◆ WHAT YOU HAVE TO DO:
Scan the entries below. Report each line where the string "typename" occurs.

◆ RECORD SET:
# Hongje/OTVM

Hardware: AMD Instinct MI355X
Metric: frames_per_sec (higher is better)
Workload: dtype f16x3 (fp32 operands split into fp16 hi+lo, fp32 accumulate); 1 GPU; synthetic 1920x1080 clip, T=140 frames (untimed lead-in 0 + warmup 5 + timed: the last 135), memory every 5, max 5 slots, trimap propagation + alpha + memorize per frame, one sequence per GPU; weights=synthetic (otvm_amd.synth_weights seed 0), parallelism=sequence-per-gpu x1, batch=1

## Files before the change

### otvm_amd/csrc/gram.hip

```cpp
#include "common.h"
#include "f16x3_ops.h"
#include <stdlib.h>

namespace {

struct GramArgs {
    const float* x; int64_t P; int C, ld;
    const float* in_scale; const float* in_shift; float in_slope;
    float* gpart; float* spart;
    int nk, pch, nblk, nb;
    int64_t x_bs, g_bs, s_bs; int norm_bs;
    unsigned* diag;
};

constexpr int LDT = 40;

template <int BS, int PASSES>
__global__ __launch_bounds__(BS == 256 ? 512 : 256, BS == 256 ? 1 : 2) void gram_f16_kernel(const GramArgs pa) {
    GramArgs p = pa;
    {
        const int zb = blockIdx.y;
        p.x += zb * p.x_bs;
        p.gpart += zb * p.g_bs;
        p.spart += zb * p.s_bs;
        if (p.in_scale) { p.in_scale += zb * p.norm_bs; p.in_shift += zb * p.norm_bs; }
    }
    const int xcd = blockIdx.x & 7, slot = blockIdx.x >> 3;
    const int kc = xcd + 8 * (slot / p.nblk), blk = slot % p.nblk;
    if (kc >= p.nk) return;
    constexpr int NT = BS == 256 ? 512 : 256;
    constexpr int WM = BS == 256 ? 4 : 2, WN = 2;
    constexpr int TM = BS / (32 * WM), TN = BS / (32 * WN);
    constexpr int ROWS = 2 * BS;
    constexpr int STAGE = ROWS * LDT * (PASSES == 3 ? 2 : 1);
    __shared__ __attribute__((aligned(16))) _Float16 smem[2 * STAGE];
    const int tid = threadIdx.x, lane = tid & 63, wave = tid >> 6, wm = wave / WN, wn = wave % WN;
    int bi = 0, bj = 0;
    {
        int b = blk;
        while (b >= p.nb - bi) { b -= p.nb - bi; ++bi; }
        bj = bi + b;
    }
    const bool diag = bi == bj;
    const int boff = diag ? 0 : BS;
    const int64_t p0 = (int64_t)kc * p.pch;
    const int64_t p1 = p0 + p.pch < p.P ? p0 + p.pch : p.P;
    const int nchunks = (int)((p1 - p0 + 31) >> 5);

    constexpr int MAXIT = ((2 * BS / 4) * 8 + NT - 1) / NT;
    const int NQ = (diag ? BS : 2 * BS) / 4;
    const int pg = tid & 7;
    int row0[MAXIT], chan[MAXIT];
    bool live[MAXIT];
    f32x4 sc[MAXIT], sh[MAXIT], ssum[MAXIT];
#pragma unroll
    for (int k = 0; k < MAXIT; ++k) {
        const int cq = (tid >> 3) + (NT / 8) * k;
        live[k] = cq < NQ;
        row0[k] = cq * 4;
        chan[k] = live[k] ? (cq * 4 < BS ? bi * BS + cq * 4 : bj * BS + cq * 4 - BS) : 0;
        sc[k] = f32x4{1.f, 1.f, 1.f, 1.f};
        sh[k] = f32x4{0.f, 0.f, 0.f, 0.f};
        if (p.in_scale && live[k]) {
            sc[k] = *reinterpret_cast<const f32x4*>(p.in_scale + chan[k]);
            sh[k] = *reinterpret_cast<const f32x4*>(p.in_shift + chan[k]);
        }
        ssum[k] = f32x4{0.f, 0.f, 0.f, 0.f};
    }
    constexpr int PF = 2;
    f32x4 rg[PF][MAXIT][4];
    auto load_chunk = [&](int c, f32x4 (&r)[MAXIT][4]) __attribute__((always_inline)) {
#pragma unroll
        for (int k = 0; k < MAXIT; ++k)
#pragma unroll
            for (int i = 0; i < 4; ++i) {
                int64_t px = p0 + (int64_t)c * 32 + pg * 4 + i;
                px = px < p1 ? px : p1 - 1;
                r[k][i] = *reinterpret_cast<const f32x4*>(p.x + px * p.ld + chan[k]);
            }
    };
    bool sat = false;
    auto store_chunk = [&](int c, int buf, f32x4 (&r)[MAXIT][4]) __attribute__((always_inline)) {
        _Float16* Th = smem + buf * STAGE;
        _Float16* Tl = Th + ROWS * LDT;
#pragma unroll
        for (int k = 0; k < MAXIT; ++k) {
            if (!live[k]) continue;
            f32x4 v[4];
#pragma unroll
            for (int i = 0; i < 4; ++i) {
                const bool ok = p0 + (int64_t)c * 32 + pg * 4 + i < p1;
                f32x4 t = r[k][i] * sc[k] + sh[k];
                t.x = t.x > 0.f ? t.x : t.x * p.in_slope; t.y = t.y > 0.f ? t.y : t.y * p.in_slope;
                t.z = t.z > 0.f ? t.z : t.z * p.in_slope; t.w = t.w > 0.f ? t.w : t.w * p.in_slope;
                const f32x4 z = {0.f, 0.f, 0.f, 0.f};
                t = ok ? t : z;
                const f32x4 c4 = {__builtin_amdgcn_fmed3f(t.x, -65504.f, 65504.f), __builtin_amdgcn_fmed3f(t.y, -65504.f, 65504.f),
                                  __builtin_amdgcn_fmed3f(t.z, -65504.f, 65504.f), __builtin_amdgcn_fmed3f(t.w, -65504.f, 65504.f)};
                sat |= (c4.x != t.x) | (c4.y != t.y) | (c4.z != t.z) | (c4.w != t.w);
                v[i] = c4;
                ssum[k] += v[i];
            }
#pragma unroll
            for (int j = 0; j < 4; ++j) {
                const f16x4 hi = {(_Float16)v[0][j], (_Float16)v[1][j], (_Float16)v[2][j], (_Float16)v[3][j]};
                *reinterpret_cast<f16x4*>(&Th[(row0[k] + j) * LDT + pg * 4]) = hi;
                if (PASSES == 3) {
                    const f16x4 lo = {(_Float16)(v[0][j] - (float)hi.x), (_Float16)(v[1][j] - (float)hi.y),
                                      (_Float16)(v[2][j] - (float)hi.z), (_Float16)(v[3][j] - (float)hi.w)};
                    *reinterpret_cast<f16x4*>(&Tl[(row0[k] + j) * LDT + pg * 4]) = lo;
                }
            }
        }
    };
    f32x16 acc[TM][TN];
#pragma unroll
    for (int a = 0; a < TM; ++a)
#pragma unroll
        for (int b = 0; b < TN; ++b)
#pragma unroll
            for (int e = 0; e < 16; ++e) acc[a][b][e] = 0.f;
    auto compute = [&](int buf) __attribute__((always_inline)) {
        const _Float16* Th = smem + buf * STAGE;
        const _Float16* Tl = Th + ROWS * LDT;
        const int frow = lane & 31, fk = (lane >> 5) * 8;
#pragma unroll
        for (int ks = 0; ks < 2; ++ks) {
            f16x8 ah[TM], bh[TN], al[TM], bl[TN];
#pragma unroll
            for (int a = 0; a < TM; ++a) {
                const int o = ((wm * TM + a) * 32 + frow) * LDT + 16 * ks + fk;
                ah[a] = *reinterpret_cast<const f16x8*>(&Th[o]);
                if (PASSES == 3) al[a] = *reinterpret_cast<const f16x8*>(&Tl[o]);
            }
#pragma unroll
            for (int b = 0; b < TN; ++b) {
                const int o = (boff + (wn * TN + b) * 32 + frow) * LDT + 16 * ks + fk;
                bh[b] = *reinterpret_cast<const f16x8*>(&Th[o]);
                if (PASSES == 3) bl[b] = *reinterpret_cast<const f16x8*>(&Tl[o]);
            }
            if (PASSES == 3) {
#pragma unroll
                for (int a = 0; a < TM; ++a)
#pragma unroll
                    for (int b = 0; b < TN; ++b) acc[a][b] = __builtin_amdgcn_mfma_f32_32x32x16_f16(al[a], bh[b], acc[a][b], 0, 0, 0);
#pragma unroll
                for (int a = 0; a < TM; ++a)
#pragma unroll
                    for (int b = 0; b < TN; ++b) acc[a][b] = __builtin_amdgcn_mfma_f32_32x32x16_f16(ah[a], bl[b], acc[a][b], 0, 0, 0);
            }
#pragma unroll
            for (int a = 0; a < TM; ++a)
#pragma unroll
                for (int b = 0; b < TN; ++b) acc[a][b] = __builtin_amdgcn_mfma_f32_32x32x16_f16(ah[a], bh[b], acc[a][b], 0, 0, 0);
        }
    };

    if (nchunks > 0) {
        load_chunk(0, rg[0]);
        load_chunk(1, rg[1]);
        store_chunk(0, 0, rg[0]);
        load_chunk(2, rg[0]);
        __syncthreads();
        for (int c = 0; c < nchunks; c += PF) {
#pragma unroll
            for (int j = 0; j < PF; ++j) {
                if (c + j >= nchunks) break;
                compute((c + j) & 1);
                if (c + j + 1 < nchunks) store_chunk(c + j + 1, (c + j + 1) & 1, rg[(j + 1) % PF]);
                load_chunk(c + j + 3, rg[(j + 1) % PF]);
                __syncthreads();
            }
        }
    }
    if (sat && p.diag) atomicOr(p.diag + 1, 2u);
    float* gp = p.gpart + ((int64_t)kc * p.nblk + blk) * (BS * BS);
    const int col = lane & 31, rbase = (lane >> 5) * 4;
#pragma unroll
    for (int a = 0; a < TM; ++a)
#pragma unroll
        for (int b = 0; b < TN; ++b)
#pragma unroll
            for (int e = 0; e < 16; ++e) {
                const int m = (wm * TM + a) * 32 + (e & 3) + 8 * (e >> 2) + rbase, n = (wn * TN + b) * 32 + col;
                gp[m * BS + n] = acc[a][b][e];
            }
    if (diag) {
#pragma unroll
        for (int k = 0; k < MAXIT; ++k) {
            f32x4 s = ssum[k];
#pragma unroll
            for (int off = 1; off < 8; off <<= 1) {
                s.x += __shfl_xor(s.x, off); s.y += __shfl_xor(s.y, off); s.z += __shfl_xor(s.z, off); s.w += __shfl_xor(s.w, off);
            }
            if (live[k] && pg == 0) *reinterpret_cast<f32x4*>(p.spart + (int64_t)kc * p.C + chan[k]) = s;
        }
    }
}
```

...

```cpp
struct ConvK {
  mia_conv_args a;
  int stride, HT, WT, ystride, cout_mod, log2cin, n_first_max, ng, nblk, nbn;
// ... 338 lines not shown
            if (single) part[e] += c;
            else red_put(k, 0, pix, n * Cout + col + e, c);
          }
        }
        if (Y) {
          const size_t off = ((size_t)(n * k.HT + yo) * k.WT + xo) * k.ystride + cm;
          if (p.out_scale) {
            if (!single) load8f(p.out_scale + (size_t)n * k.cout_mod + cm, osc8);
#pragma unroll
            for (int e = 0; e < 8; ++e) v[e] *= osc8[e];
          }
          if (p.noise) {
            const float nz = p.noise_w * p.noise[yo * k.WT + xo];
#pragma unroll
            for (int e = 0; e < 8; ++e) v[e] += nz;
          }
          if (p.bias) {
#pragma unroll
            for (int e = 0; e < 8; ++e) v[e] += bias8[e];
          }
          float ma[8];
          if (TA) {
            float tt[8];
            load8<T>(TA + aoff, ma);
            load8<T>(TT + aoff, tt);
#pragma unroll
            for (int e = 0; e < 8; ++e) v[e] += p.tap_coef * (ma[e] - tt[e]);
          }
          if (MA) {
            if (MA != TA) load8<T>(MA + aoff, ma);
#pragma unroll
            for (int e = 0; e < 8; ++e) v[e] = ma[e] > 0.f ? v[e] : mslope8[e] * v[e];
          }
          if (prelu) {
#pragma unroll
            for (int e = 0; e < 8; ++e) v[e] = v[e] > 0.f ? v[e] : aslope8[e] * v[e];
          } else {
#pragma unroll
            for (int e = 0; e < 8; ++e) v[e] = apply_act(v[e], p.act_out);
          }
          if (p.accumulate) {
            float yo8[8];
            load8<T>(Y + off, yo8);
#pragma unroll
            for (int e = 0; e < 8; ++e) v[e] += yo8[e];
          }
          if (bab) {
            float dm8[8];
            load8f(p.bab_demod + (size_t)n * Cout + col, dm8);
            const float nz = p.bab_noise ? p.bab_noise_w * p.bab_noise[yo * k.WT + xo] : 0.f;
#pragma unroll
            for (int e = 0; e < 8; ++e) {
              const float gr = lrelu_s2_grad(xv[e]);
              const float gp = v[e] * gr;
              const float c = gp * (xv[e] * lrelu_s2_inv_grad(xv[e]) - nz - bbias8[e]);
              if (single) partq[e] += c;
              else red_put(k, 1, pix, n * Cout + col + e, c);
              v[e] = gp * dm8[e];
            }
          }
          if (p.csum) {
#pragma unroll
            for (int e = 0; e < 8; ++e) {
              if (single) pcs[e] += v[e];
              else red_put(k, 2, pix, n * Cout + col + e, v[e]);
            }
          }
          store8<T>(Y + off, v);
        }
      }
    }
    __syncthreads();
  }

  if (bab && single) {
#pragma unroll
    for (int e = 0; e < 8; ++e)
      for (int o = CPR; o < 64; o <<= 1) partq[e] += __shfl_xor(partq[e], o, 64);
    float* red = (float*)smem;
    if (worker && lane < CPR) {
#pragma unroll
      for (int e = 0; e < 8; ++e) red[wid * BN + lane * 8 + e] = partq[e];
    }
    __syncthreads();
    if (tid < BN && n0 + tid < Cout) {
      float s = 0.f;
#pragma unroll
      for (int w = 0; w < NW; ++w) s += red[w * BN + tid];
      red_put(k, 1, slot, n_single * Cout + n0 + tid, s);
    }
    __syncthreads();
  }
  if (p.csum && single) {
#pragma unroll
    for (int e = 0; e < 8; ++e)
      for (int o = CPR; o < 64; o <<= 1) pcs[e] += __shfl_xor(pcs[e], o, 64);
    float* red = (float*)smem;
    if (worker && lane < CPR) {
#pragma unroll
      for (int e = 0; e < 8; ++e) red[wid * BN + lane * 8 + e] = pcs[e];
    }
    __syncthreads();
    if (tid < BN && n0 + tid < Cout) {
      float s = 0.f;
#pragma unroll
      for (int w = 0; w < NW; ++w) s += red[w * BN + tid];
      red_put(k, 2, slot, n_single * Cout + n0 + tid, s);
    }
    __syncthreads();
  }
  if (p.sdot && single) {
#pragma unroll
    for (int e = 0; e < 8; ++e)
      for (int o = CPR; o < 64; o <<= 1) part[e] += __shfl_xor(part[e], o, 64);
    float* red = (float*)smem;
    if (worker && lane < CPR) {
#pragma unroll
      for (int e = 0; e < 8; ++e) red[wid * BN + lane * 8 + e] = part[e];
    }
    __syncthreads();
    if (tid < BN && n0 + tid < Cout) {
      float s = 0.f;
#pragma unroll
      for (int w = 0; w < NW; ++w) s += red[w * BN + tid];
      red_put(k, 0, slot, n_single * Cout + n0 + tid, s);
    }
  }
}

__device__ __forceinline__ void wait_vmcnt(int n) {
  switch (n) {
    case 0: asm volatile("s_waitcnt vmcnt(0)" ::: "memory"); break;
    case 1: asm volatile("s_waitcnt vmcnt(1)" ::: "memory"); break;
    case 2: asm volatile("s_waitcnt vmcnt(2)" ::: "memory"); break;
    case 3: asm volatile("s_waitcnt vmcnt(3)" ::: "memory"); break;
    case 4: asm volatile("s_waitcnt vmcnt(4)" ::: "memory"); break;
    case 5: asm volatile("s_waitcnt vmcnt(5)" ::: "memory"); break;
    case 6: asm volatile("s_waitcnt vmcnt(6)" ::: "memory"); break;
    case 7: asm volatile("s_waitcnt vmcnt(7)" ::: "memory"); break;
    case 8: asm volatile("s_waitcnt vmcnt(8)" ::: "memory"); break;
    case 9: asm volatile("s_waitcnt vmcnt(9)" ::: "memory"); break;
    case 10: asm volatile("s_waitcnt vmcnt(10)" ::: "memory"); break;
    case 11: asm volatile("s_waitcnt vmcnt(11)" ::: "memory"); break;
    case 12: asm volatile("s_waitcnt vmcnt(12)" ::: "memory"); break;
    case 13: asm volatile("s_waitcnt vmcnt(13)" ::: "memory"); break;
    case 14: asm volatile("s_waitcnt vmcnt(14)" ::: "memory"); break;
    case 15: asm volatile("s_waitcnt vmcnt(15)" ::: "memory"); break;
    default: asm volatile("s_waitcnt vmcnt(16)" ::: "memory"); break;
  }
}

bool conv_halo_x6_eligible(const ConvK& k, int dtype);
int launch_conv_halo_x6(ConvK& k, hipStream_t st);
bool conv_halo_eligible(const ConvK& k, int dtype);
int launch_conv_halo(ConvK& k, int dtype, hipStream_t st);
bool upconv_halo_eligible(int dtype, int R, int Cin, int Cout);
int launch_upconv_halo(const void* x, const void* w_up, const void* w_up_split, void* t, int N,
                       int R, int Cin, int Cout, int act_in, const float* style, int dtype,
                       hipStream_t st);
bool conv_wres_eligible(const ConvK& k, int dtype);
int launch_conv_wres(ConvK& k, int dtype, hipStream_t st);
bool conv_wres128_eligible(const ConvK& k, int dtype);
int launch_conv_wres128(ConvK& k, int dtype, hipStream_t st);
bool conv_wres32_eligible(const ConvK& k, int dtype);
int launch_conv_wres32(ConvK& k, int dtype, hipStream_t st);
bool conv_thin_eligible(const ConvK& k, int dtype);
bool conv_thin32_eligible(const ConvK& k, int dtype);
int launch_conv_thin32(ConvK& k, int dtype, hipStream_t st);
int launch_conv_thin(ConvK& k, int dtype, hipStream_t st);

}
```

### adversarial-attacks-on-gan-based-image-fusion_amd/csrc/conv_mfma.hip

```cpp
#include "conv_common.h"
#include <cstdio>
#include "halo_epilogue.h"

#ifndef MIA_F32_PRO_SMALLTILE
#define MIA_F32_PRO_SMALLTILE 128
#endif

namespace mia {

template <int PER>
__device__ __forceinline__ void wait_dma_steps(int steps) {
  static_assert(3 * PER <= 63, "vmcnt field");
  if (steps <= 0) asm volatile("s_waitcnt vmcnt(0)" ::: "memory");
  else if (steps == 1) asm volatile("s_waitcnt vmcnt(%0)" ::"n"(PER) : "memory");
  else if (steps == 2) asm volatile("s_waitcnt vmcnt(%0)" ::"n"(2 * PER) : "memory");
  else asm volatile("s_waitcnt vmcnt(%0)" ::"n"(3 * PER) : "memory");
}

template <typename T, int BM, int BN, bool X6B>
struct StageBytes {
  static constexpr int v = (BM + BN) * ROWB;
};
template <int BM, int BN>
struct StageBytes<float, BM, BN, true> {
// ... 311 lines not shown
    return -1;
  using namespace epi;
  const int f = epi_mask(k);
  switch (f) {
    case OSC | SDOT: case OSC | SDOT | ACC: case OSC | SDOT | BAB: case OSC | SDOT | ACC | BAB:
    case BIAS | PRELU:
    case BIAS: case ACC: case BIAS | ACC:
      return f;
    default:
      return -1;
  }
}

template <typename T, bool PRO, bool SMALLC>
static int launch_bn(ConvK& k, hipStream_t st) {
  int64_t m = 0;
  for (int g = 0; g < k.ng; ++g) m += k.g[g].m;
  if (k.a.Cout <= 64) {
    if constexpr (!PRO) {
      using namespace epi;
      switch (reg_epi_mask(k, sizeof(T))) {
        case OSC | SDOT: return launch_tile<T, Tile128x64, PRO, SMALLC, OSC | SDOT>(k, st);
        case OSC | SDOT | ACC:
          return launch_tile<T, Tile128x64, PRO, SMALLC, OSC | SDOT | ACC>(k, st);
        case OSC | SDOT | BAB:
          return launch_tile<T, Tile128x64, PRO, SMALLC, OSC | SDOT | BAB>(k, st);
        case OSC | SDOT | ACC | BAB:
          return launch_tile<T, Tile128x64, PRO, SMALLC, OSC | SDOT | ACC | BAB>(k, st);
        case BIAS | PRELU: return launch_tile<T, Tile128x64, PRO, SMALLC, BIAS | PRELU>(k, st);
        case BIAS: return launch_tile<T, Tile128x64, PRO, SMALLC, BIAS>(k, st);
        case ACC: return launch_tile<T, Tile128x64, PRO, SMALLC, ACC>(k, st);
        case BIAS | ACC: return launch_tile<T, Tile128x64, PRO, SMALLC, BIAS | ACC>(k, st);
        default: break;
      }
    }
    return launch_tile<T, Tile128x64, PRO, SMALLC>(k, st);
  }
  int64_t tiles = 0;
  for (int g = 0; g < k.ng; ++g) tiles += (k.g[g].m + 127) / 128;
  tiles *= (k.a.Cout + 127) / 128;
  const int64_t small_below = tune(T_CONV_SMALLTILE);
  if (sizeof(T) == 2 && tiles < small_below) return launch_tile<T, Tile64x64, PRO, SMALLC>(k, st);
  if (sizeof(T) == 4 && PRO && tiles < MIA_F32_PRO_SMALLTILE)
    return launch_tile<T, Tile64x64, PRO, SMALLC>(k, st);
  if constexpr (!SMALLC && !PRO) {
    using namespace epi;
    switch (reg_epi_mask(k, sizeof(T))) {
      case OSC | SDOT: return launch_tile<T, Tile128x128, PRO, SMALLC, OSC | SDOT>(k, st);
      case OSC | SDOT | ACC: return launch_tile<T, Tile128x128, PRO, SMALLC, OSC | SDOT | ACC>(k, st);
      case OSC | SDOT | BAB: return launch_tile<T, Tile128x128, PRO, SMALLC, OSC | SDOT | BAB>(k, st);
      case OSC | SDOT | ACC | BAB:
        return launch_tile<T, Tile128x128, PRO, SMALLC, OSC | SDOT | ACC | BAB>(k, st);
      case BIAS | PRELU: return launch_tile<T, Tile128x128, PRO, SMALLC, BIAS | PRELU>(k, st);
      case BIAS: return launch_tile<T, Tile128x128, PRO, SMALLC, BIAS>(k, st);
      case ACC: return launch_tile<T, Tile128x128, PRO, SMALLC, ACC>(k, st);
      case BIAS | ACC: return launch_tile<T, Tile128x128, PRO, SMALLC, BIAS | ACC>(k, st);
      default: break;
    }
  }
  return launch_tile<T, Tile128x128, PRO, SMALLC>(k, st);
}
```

◆ OUTPUT FOR THIS EXERCISE:
template <typename T, int BM, int BN, bool X6B>
template <typename T, bool PRO, bool SMALLC>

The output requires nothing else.